Reduction of biological risks
Disease Ebola virus - Democratic Republic of the Congo
On May 25, 2017, WHO reported a group of undiagnosed illnesses and deaths, including symptoms of bleeding in the Likati health province of Bas-Uélé, northern Democratic Republic of Congo (DRC). Since April 22, nine cases have been reported, including three deaths. Six cases are currently hospitalized.
On May 11, 2017, the Ministry of Health of the Democratic Republic of the Congo informed the WHO of the samples collected five suspected cases, a positive effect demonstrated by RT-PCR for the Ebola Zaire virus subtype at the Institute National Biomedical research (INRB) of Kinshasa. Test additional samples and results are expected, including sequencing, to describe the epidemic.

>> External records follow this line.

constexpr int kReducePairs = 128;
__global__ __launch_bounds__(256) void conv3d_wgrad_reduce_kernel(const float* __restrict__ part, float* __restrict__ dw, int chunks,
                                                                  int slabs, long coci) {
  __shared__ __attribute__((aligned(16))) float sh[kReducePairs * 27];
  const long e0 = static_cast<long>(blockIdx.x) * kReducePairs;
  const int quads = kReducePairs / 4;
  const int work = quads * slabs;
  if (work < 256) {
    const int P = 256 / work;
    const int sub = threadIdx.x / work, idx = threadIdx.x - sub * work;
    const int tap = idx / quads, q = idx - tap * quads;
    float4 v{0.f, 0.f, 0.f, 0.f};
    if (sub < P && e0 + 4 * q < coci) {
      const float* src = part + static_cast<long>(tap) * coci + e0 + 4 * q;
      const long step = static_cast<long>(slabs) * coci;
      int k = sub;
      for (; k + 3 * P < chunks; k += 4 * P) {
        const float4 a = *reinterpret_cast<const float4*>(src + (k + 0 * P) * step), b = *reinterpret_cast<const float4*>(src + (k + 1 * P) * step);
        const float4 c = *reinterpret_cast<const float4*>(src + (k + 2 * P) * step), d = *reinterpret_cast<const float4*>(src + (k + 3 * P) * step);
        v.x += (a.x + b.x) + (c.x + d.x); v.y += (a.y + b.y) + (c.y + d.y);
        v.z += (a.z + b.z) + (c.z + d.z); v.w += (a.w + b.w) + (c.w + d.w);
      }
      for (; k < chunks; k += P) {
        const float4 a = *reinterpret_cast<const float4*>(src + k * step);
        v.x += a.x; v.y += a.y; v.z += a.z; v.w += a.w;
      }
    }
    float4* turn = reinterpret_cast<float4*>(sh);
    if (sub < P) turn[sub * work + idx] = v;
    __syncthreads();
    if (sub == 0) {
      for (int g2 = 1; g2 < P; ++g2) {
        const float4 o = turn[g2 * work + idx];
        v.x += o.x; v.y += o.y; v.z += o.z; v.w += o.w;
      }
    }
    __syncthreads();
    if (sub == 0) {
      sh[(4 * q + 0) * slabs + tap] = v.x;
      sh[(4 * q + 1) * slabs + tap] = v.y;
      sh[(4 * q + 2) * slabs + tap] = v.z;
      sh[(4 * q + 3) * slabs + tap] = v.w;
    }
  } else {
  for (int idx = threadIdx.x; idx < quads * slabs; idx += 256) {
    const int tap = idx / quads, q = idx - tap * quads;
    float4 v{0.f, 0.f, 0.f, 0.f};
    if (e0 + 4 * q < coci) {
      const float* src = part + static_cast<long>(tap) * coci + e0 + 4 * q;
      const long step = static_cast<long>(slabs) * coci;
      int k = 0;
      for (; k + 4 <= chunks; k += 4) {
        const float4 a = *reinterpret_cast<const float4*>(src + (k + 0) * step), b = *reinterpret_cast<const float4*>(src + (k + 1) * step);
        const float4 c = *reinterpret_cast<const float4*>(src + (k + 2) * step), d = *reinterpret_cast<const float4*>(src + (k + 3) * step);
        v.x += (a.x + b.x) + (c.x + d.x); v.y += (a.y + b.y) + (c.y + d.y);
        v.z += (a.z + b.z) + (c.z + d.z); v.w += (a.w + b.w) + (c.w + d.w);
      }
      for (; k < chunks; ++k) {
        const float4 a = *reinterpret_cast<const float4*>(src + k * step);
        v.x += a.x; v.y += a.y; v.z += a.z; v.w += a.w;
      }
    }
    sh[(4 * q + 0) * slabs + tap] = v.x;
    sh[(4 * q + 1) * slabs + tap] = v.y;
    sh[(4 * q + 2) * slabs + tap] = v.z;
    sh[(4 * q + 3) * slabs + tap] = v.w;
  }
  }
  __syncthreads();
  const long total = coci * slabs, base = e0 * slabs;
  for (int idx = threadIdx.x; idx < quads * slabs; idx += 256)
    if (base + 4 * idx < total) *reinterpret_cast<float4*>(dw + base + 4 * idx) = *reinterpret_cast<const float4*>(&sh[4 * idx]);
}

__global__ __launch_bounds__(256) void conv3d_pack_kernel(const float* __restrict__ w, unsigned short* __restrict__ wk,
                                                          unsigned short* __restrict__ wkt, int co_n, int ci_n) {
  __shared__ unsigned short sh[27][32][33];
  const int tiles_ci = (ci_n + 31) / 32;
  const int co0 = (blockIdx.x / tiles_ci) * 32, ci0 = (blockIdx.x % tiles_ci) * 32;
  for (int idx = threadIdx.x; idx < 32 * 32 * 27; idx += 256) {
    const int col = idx % (32 * 27), a = idx / (32 * 27);
    const int b = col / 27, tap = col - b * 27;
    const int co = co0 + a, ci = ci0 + b;
    float v = 0.f;
    if (co < co_n && ci < ci_n) v = w[(static_cast<long>(co) * ci_n + ci) * 27 + tap];
    sh[tap][a][b] = f32_to_bf16(v);
  }
  __syncthreads();
  for (int idx = threadIdx.x; idx < 27 * 32 * 32; idx += 256) {
    const int x = idx & 31, y = (idx >> 5) & 31, tap = idx >> 10;
    if (co0 + y < co_n && ci0 + x < ci_n) wk[(static_cast<long>(tap) * co_n + co0 + y) * ci_n + ci0 + x] = sh[tap][y][x];
    if (wkt != nullptr && ci0 + y < ci_n && co0 + x < co_n) wkt[(static_cast<long>(tap) * ci_n + ci0 + y) * co_n + co0 + x] = sh[tap][x][y];
  }
}

struct PackEntry {
  const float* w;
  unsigned short* wk;
  unsigned short* wkt;
  long co_ci;
  long tile_begin;
};
__global__ __launch_bounds__(256) void conv3d_pack_many_kernel(const PackEntry* __restrict__ table, int n_layers) {
  constexpr int P = 34;
  __shared__ __attribute__((aligned(16))) unsigned short sh[27][32][P];
  int l = 0;
  while (l + 1 < n_layers && static_cast<long>(blockIdx.x) >= table[l + 1].tile_begin) ++l;
  const PackEntry e = table[l];
  const int co_n = static_cast<int>(e.co_ci & 0xffffffffL), ci_n = static_cast<int>(e.co_ci >> 32);
  const int tile = static_cast<int>(blockIdx.x - e.tile_begin);
  const int tiles_ci = (ci_n + 31) / 32;
  const int co0 = (tile / tiles_ci) * 32, ci0 = (tile % tiles_ci) * 32;
  const int ci_valid = min(32, ci_n - ci0);
  for (int idx = threadIdx.x; idx < 32 * 216; idx += 256) {
    const int a = idx / 216, f = idx - a * 216;
    float4 v{0.f, 0.f, 0.f, 0.f};
    if (co0 + a < co_n && 4 * f < ci_valid * 27)
      v = *reinterpret_cast<const float4*>(e.w + (static_cast<long>(co0 + a) * ci_n + ci0) * 27 + 4 * f);
    const float vv[4] = {v.x, v.y, v.z, v.w};
#pragma unroll
    for (int j = 0; j < 4; ++j) {
      const int p = 4 * f + j, b = p / 27, tap = p - b * 27;
      sh[tap][a][b] = f32_to_bf16(vv[j]);
    }
  }
  __syncthreads();
  for (int idx = threadIdx.x; idx < 27 * 32 * 4; idx += 256) {
    const int x8 = idx & 3, y = (idx >> 2) & 31, tap = idx >> 7;
    if (co0 + y < co_n && ci0 + 8 * x8 < ci_n) {
      const unsigned* src = reinterpret_cast<const unsigned*>(&sh[tap][y][8 * x8]);
      *reinterpret_cast<u32x4*>(e.wk + (static_cast<long>(tap) * co_n + co0 + y) * ci_n + ci0 + 8 * x8) = u32x4{src[0], src[1], src[2], src[3]};
    }
    if (e.wkt != nullptr && ci0 + y < ci_n && co0 + 8 * x8 < co_n) {
      unsigned r[4];
#pragma unroll
      for (int j = 0; j < 4; ++j)
        r[j] = static_cast<unsigned>(sh[tap][8 * x8 + 2 * j][y]) | (static_cast<unsigned>(sh[tap][8 * x8 + 2 * j + 1][y]) << 16);
      *reinterpret_cast<u32x4*>(e.wkt + (static_cast<long>(tap) * ci_n + ci0 + y) * co_n + co0 + 8 * x8) = u32x4{r[0], r[1], r[2], r[3]};
    }
  }
}

#include "conv_dgrad_s2.hpp"
#include "conv_wgrad_ring.hpp"

int check_geom(const ConvGeom& g) {
  if (g.N <= 0 || g.SD <= 0 || g.SH <= 0 || g.SW <= 0 || g.MD <= 0 || g.MH <= 0 || g.MW <= 0 || g.OD <= 0 || g.OH <= 0 || g.OW <= 0 ||
      g.Cin <= 0 || g.Cout <= 0 || (g.Cin & 7) || (g.Cout & 7) || g.src_stride < 1 || g.src_stride > 2 || g.out_stride < 1 || g.out_stride > 2)
    return TRANSOAR_CONVGEMM_ERR_DIM;
  const long src = static_cast<long>(g.N) * g.SD * g.SH * g.SW * g.Cin * 2, out = static_cast<long>(g.N) * g.OD * g.OH * g.OW * g.Cout * 2;
  const long rows = static_cast<long>(g.N) * g.MD * g.MH * g.MW;
  if (src >= 0x7ffffff0L || out >= 0x7ffffff0L * 2 || rows >= (1L << 31) || rows * g.Cout * 2 >= 0x7ffffff0L * 2 || 27L * g.Cout * g.Cin * 2 >= 0x3ffffff0L)
    return TRANSOAR_CONVGEMM_ERR_DIM;
  return 0;
}
bool taps_ok(unsigned p) { return (p & 3) >= 1 && (p & 3) <= 3; }

}

extern "C" int transoar_conv3d_igemm(const void* x, const void* wk, const float* bias, void* y, float* y32, int N, int SD,
                                     int SH, int SW, int Cin, int Cout, int MD, int MH, int MW, int src_stride, int OD, int OH,
                                     int OW, int out_stride, int opd, int oph, int opw, unsigned taps_d, unsigned taps_h,
                                     unsigned taps_w, int split, int classes, void* hip_stream) {
  if (!x || !wk || (!y && !y32)) return TRANSOAR_CONVGEMM_ERR_NULL;
  if (classes) {
    MD = (OD + 1) / 2; MH = (OH + 1) / 2; MW = (OW + 1) / 2;
    src_stride = 1; out_stride = 2; opd = oph = opw = 0;
    taps_d = taps_h = taps_w = kTapsParity1;
  }
  const ConvGeom g{N, SD, SH, SW, MD, MH, MW, OD, OH, OW, src_stride, out_stride, opd, oph, opw, Cin, Cout};
  const int rc = check_geom(g);
  if (rc) return rc;
  if (!taps_ok(taps_d) || !taps_ok(taps_h) || !taps_ok(taps_w) || split < 1 || (split > 1 && !y32)) return TRANSOAR_CONVGEMM_ERR_DIM;
  if (static_cast<long>(N) * MD * MH * MW >= (1L << 21)) return TRANSOAR_CONVGEMM_ERR_DIM;
  hipStream_t st = static_cast<hipStream_t>(hip_stream);
  const bool narrow = Cout <= 64;
  const int bn = narrow ? 64 : 128;
  const int tiles_n = (Cout + bn - 1) / bn;
  long n_tiles = 0;
  if (classes) {
    for (int c = 0; c < 8; ++c) {
      const long md = (OD - ((c >> 2) & 1) + 1) / 2, mh = (OH - ((c >> 1) & 1) + 1) / 2, mw = (OW - (c & 1) + 1) / 2;
      n_tiles += (N * md * mh * mw + BM - 1) / BM * tiles_n;
    }
  } else {
    n_tiles = (static_cast<long>(N) * MD * MH * MW + BM - 1) / BM * tiles_n;
  }
  const long blocks = ((n_tiles * split + 7) / 8) * 8;
  const unsigned xb = static_cast<unsigned>(static_cast<long>(N) * SD * SH * SW * Cin * 2), wb = static_cast<unsigned>(27L * Cout * Cin * 2);
  if (narrow)
    hipLaunchKernelGGL(conv3d_igemm_kernel<1>, dim3(static_cast<unsigned>(blocks)), dim3(256), 0, st, static_cast<const unsigned short*>(x),
                       static_cast<const unsigned short*>(wk), bias, static_cast<unsigned short*>(y), y32, g, taps_d, taps_h, taps_w,
                       split, n_tiles, tiles_n, classes, xb, wb);
  else
    hipLaunchKernelGGL(conv3d_igemm_kernel<2>, dim3(static_cast<unsigned>(blocks)), dim3(256), 0, st, static_cast<const unsigned short*>(x),
                       static_cast<const unsigned short*>(wk), bias, static_cast<unsigned short*>(y), y32, g, taps_d, taps_h, taps_w,
                       split, n_tiles, tiles_n, classes, xb, wb);
  return static_cast<int>(hipGetLastError());
}

extern "C" int transoar_conv3d_dgrad_s2_halo(const void* dy, const void* wkt, void* dx, int N, int OD, int OH, int OW, int D, int H, int W,
                                            int Cin, int Cout, void* hip_stream) {
  if (!dy || !wkt || !dx) return TRANSOAR_CONVGEMM_ERR_NULL;
  if (N <= 0 || OD <= 0 || OH <= 0 || OW <= 0 || Cin <= 0 || Cin > 32 || (Cin & 7) || (Cout != 16 && Cout != 32 && Cout != 48))
    return TRANSOAR_CONVGEMM_ERR_DIM;
  if ((D != 2 * OD && D != 2 * OD - 1) || (H != 2 * OH && H != 2 * OH - 1) || (W != 2 * OW && W != 2 * OW - 1)) return TRANSOAR_CONVGEMM_ERR_DIM;
  const long dy_bytes = static_cast<long>(N) * OD * OH * OW * Cout * 2;
  if (dy_bytes >= 0x7ffffff0L || (4L * H + 8) * W * Cin * 2 >= 0x7ffffff0L) return TRANSOAR_CONVGEMM_ERR_DIM;
  const int td = (OD + kDs2TD - 1) / kDs2TD, th = (OH + kDs2TH - 1) / kDs2TH, tw = (OW + kDs2TW - 1) / kDs2TW;
  const long n_tiles = static_cast<long>(N) * td * th * tw;
  static int resident[3] = {0, 0, 0};
  const int ki = Cout / 16 - 1;
  if (!resident[ki]) {
    int per_cu = 0, dev = 0;
    hipDeviceProp_t prop;
    const void* fn = ki == 0 ? reinterpret_cast<const void*>(conv3d_dgrad_s2_halo_kernel<1>)
                   : ki == 1 ? reinterpret_cast<const void*>(conv3d_dgrad_s2_halo_kernel<2>) : reinterpret_cast<const void*>(conv3d_dgrad_s2_halo_kernel<3>);
    if (hipGetDevice(&dev) != hipSuccess || hipGetDeviceProperties(&prop, dev) != hipSuccess ||
        hipOccupancyMaxActiveBlocksPerMultiprocessor(&per_cu, fn, 256, 0) != hipSuccess || per_cu < 1)
      return TRANSOAR_CONVGEMM_ERR_DIM;
    resident[ki] = per_cu * prop.multiProcessorCount;
  }
  const unsigned blocks = static_cast<unsigned>(n_tiles < resident[ki] ? n_tiles : resident[ki]);
  hipStream_t st = static_cast<hipStream_t>(hip_stream);
#define TRANSOAR_DS2_LAUNCH(KS)                                                                                                     \
  hipLaunchKernelGGL(conv3d_dgrad_s2_halo_kernel<KS>, dim3(blocks), dim3(256), 0, st, static_cast<const unsigned short*>(dy),       \
                     static_cast<const unsigned short*>(wkt), static_cast<unsigned short*>(dx), N, OD, OH, OW, D, H, W, Cin, td, th, tw, \
                     static_cast<unsigned>(dy_bytes))
  if (Cout == 16) TRANSOAR_DS2_LAUNCH(1);
  else if (Cout == 32) TRANSOAR_DS2_LAUNCH(2);
  else TRANSOAR_DS2_LAUNCH(3);
#undef TRANSOAR_DS2_LAUNCH
  return static_cast<int>(hipGetLastError());
}

extern "C" int transoar_conv3d_finish(const float* y32, const float* bias, void* y, long rows, int cout, int split, void* hip_stream) {
  if (!y32 || !y) return TRANSOAR_CONVGEMM_ERR_NULL;
  if (rows <= 0 || cout <= 0 || (cout & 7) || split < 1) return TRANSOAR_CONVGEMM_ERR_DIM;
  const long n8 = rows * cout / 8;
  hipLaunchKernelGGL(conv3d_finish_kernel, dim3(static_cast<unsigned>((n8 + 255) / 256)), dim3(256), 0, static_cast<hipStream_t>(hip_stream),
                     y32, bias, static_cast<unsigned short*>(y), n8, cout, split);
  return static_cast<int>(hipGetLastError());
}

extern "C" long transoar_conv3d_wgrad_part_floats(int Cin, int Cout, int chunks, int taps_out) { return static_cast<long>(taps_out) * Cin * Cout * chunks; }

On May 10, 2017 a multidisciplinary team led by the Ministry of Health and supported by WHO and its partners has been deployed in the field and is expected to reach the 12th or 13th May 2017 touchdown for the deep area research area.
The investigation is ongoing and we have only three suspect cases: the first case (and possibly the index case), a 39-year-old man presented symptoms on 22 April 2017 and died to reach the Health institutions. He presented hematuria, epistaxis, bloody diarrhea and hematemesis. They investigate two contacts of this case: a person who took care of him during transport to the health center (has since developed similar symptoms) and a motorcycle taxi driver (deceased) who transported the patient to the health center .
Personal protective equipment (PPE) for health workers sent on 12 May 2017 to Kisangani. They prepare extra kits and send them as soon as they are available.
Context and epidemiological situation
On 20 November 2014, according to WHO recommendations, the Ministry of Health of the Democratic Republic of Congo and WHO declared an end to the EVD epidemic that began on 24 August 2014 and resulted in a Total of 38 laboratory-confirmed cases and 28 probable cases in the province. This was the beginning of the seventh EVD since its discovery in 1976 in the Democratic Republic of Congo.
2014: 66 cases of EVD including 49 deaths originally diagnosed in the Equateur province (Watsi Kengo, Lokolia, Boende Boende and muke).
2012: 36 cases including 13 deaths in Orientale - Isiro province (Bundibugyo virus).
2008-2009: 32 cases including 15 deaths in Kasai-Occidental (Zaire virus).
2007: 264 cases including 187 deaths in Kasai-Occidental (Zaire virus).
1995: 315 cases and 250 deaths were recorded in Kikwit and its surroundings.
1977: 1 case (Zaire virus).
1976: 318 cases including 280 deaths in Yambuku (Zaire virus).
There are five identified subtypes of the Ebola virus. Are named after the subtypes of where they first detected. Three of the five subtypes have been associated with outbreaks of Ebola haemorrhagic fever (EHF) in Africa. Ebola-Zaire, Ebola-Sudan and Ebola-Bundibugyo. Is a febrile hemorrhagic fever that causes death in 25-90% of cases.
Public Health Response
Have implemented the following public health intervention measures:
The national committee against viral haemorrhagic fever has been reactivated and will continue to meet every day to coordinate the response.
The strengthening of surveillance and research, including the search for contacts, is ongoing.
WHO will provide technical and support assistance. At present, the deployment of an additional multidisciplinary WHO team in the Democratic Republic of Congo supports the response of national authorities.
It has enabled the Global Alerting and Response Network (GOARN) to provide additional support where necessary.
He discusses the need and feasibility of possible Ebola ring vaccination.
WHO Risk Assessment
To date, the epidemic has been reported in a remote and difficult to reach region and appears to be geographically quite limited. However, surveys are under way to assess the extent of the epidemic and must therefore remain vigilant.
WHO does not recommend restrictions on trade and travel to the Democratic Republic of the Congo on the basis of information currently available.